=== Dataset content ===

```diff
@@ -473,19 +511,26 @@
     OsdClock ot;
     const OsdInput in = osd_load<AP7>(L, lane, mode, bid, a);
     if (!in.go) return;
+    const bool triple = !NANV && !AP7 && mode == 0 && in.slot == 2;
     uint32_t ix[3];
-    if (!osd_order<NANV>(L, lane, bid, a.nanlist, ix, ot)) return;
+    if (!osd_order<NANV>(L, lane, bid, triple ? 3 : 1, a.nanlist, ix, ot)) return;
     OT(1);
-    const OsdHard hard = osd_hard(in.hsrc, lane);
+    OsdHard hard = osd_hard(in.hsrc, lane);
     const OsdBasis basis = osd_eliminate(L, lane, ix, ot);
     OT(3);
-    osd_flip_table<WIDE>(L, lane, ix, basis, a.nflip, ot);
+    osd_flip_table<WIDE>(L, lane, ix, basis, a.nflip, triple, ot);
     OT(5);
-    osd_syndromes<WIDE>(L, lane, a.nflip);
+    osd_syndromes<WIDE>(L, lane, a.nflip, triple);
     OT(6);
-    const Att res = osd_trials<WIDE, EXT, AP7>(L, lane, in, hard, a);
+    OsdInput ip = in;
+#pragma unroll 1
+    for (int pass = 0; pass < (triple ? 3 : 1); pass++, ip.slot++, ip.vec++) {
+        const uint32_t d = pass ? (uint32_t)__builtin_amdgcn_readfirstlane((int)L.hmd()[5 + pass]) : 0u;
+        hard.w0 ^= (uint64_t)(d & 63u) << 58; hard.w1 ^= (uint64_t)(d >> 6);
+        const Att res = osd_trials<WIDE, EXT, AP7>(L, lane, ip, hard, a, pass);
+        if (lane == 0) a.attO[ip.vec] = res;
+    }
     OT(7);
-    if (lane == 0) a.attO[in.vec] = res;
     OT_FLUSH;
 }
 
@@ -508,14 +553,17 @@
 #define OSD_KERNEL(NAME, NAN_NAME, WIDE, EXT, MT_PARAM, MT)                                                                          \
 __global__ __launch_bounds__(64) OSD_ATTR void NAME(OSD_PARAMS, WorkList work, WorkList nanlist MT_PARAM) {                         \
     const OsdArgs a = {llr_in, saved, attB, rec, ncand, attO, ev, evcount, trials, ntr, nflip, max_hd, sh, nanlist, MT, nullptr};   \
-    osd_blocks<WIDE, false, EXT, false>(mode == 2 ? (int)gridDim.x : *work.count * 10, mode, a,                                     \
-                                        [&](int item) { return mode == 2 ? item : work.items[item / 10] * 10 + item % 10; });       \
+    osd_blocks<WIDE, false, EXT, false>(mode == 2 ? (int)gridDim.x : *work.count * OSD_ITEMS, mode, a, [&](int item) {              \
+        if (mode == 2) return item;                                                                                                 \
+        const int q = item / OSD_ITEMS, j = (item + (int)((uint32_t)q * 0x9E3779B1u >> 29)) % OSD_ITEMS;            \
+        return work.items[q] * 10 + (j < 3 ? j : j + 2); });                                                                        \
 }                                                                                                                                   \
 __global__ __launch_bounds__(64) void NAN_NAME(OSD_PARAMS, WorkList nanlist MT_PARAM) {                                             \
     const OsdArgs a = {llr_in, saved, attB, rec, ncand, attO, ev, evcount, trials, ntr, nflip, max_hd, sh, nanlist, MT, nullptr};   \
     osd_blocks<WIDE, true, EXT, false>(*nanlist.count, mode, a, [&](int item) { return nanlist.items[item]; });                     \
 }
 #define OSD_MT_PARAM , unsigned mt
+#define OSD_ITEMS 8
 OSD_KERNEL(k_osd, k_osd_nan, false, false, , 0u)
 OSD_KERNEL(k_osd_wide, k_osd_nan_wide, true, false, , 0u)
 OSD_KERNEL(k_osd_ext, k_osd_nan_ext, false, true, OSD_MT_PARAM, mt)
```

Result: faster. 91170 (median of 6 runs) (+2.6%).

===

● Try it: Each record above should be reproduced in full, exactly as it stands.

● Answer for this exercise:
```diff
@@ -473,19 +511,26 @@
     OsdClock ot;
     const OsdInput in = osd_load<AP7>(L, lane, mode, bid, a);
     if (!in.go) return;
+    const bool triple = !NANV && !AP7 && mode == 0 && in.slot == 2;
     uint32_t ix[3];
-    if (!osd_order<NANV>(L, lane, bid, a.nanlist, ix, ot)) return;
+    if (!osd_order<NANV>(L, lane, bid, triple ? 3 : 1, a.nanlist, ix, ot)) return;
     OT(1);
-    const OsdHard hard = osd_hard(in.hsrc, lane);
+    OsdHard hard = osd_hard(in.hsrc, lane);
     const OsdBasis basis = osd_eliminate(L, lane, ix, ot);
     OT(3);
-    osd_flip_table<WIDE>(L, lane, ix, basis, a.nflip, ot);
+    osd_flip_table<WIDE>(L, lane, ix, basis, a.nflip, triple, ot);
     OT(5);
-    osd_syndromes<WIDE>(L, lane, a.nflip);
+    osd_syndromes<WIDE>(L, lane, a.nflip, triple);
     OT(6);
-    const Att res = osd_trials<WIDE, EXT, AP7>(L, lane, in, hard, a);
+    OsdInput ip = in;
+#pragma unroll 1
+    for (int pass = 0; pass < (triple ? 3 : 1); pass++, ip.slot++, ip.vec++) {
+        const uint32_t d = pass ? (uint32_t)__builtin_amdgcn_readfirstlane((int)L.hmd()[5 + pass]) : 0u;
+        hard.w0 ^= (uint64_t)(d & 63u) << 58; hard.w1 ^= (uint64_t)(d >> 6);
+        const Att res = osd_trials<WIDE, EXT, AP7>(L, lane, ip, hard, a, pass);
+        if (lane == 0) a.attO[ip.vec] = res;
+    }
     OT(7);
-    if (lane == 0) a.attO[in.vec] = res;
     OT_FLUSH;
 }
 
@@ -508,14 +553,17 @@
 #define OSD_KERNEL(NAME, NAN_NAME, WIDE, EXT, MT_PARAM, MT)                                                                          \
 __global__ __launch_bounds__(64) OSD_ATTR void NAME(OSD_PARAMS, WorkList work, WorkList nanlist MT_PARAM) {                         \
     const OsdArgs a = {llr_in, saved, attB, rec, ncand, attO, ev, evcount, trials, ntr, nflip, max_hd, sh, nanlist, MT, nullptr};   \
-    osd_blocks<WIDE, false, EXT, false>(mode == 2 ? (int)gridDim.x : *work.count * 10, mode, a,                                     \
-                                        [&](int item) { return mode == 2 ? item : work.items[item / 10] * 10 + item % 10; });       \
+    osd_blocks<WIDE, false, EXT, false>(mode == 2 ? (int)gridDim.x : *work.count * OSD_ITEMS, mode, a, [&](int item) {              \
+        if (mode == 2) return item;                                                                                                 \
+        const int q = item / OSD_ITEMS, j = (item + (int)((uint32_t)q * 0x9E3779B1u >> 29)) % OSD_ITEMS;            \
+        return work.items[q] * 10 + (j < 3 ? j : j + 2); });                                                                        \
 }                                                                                                                                   \
 __global__ __launch_bounds__(64) void NAN_NAME(OSD_PARAMS, WorkList nanlist MT_PARAM) {                                             \
     const OsdArgs a = {llr_in, saved, attB, rec, ncand, attO, ev, evcount, trials, ntr, nflip, max_hd, sh, nanlist, MT, nullptr};   \
     osd_blocks<WIDE, true, EXT, false>(*nanlist.count, mode, a, [&](int item) { return nanlist.items[item]; });                     \
 }
 #define OSD_MT_PARAM , unsigned mt
+#define OSD_ITEMS 8
 OSD_KERNEL(k_osd, k_osd_nan, false, false, , 0u)
 OSD_KERNEL(k_osd_wide, k_osd_nan_wide, true, false, , 0u)
 OSD_KERNEL(k_osd_ext, k_osd_nan_ext, false, true, OSD_MT_PARAM, mt)
```

Result: faster. 91170 (median of 6 runs) (+2.6%).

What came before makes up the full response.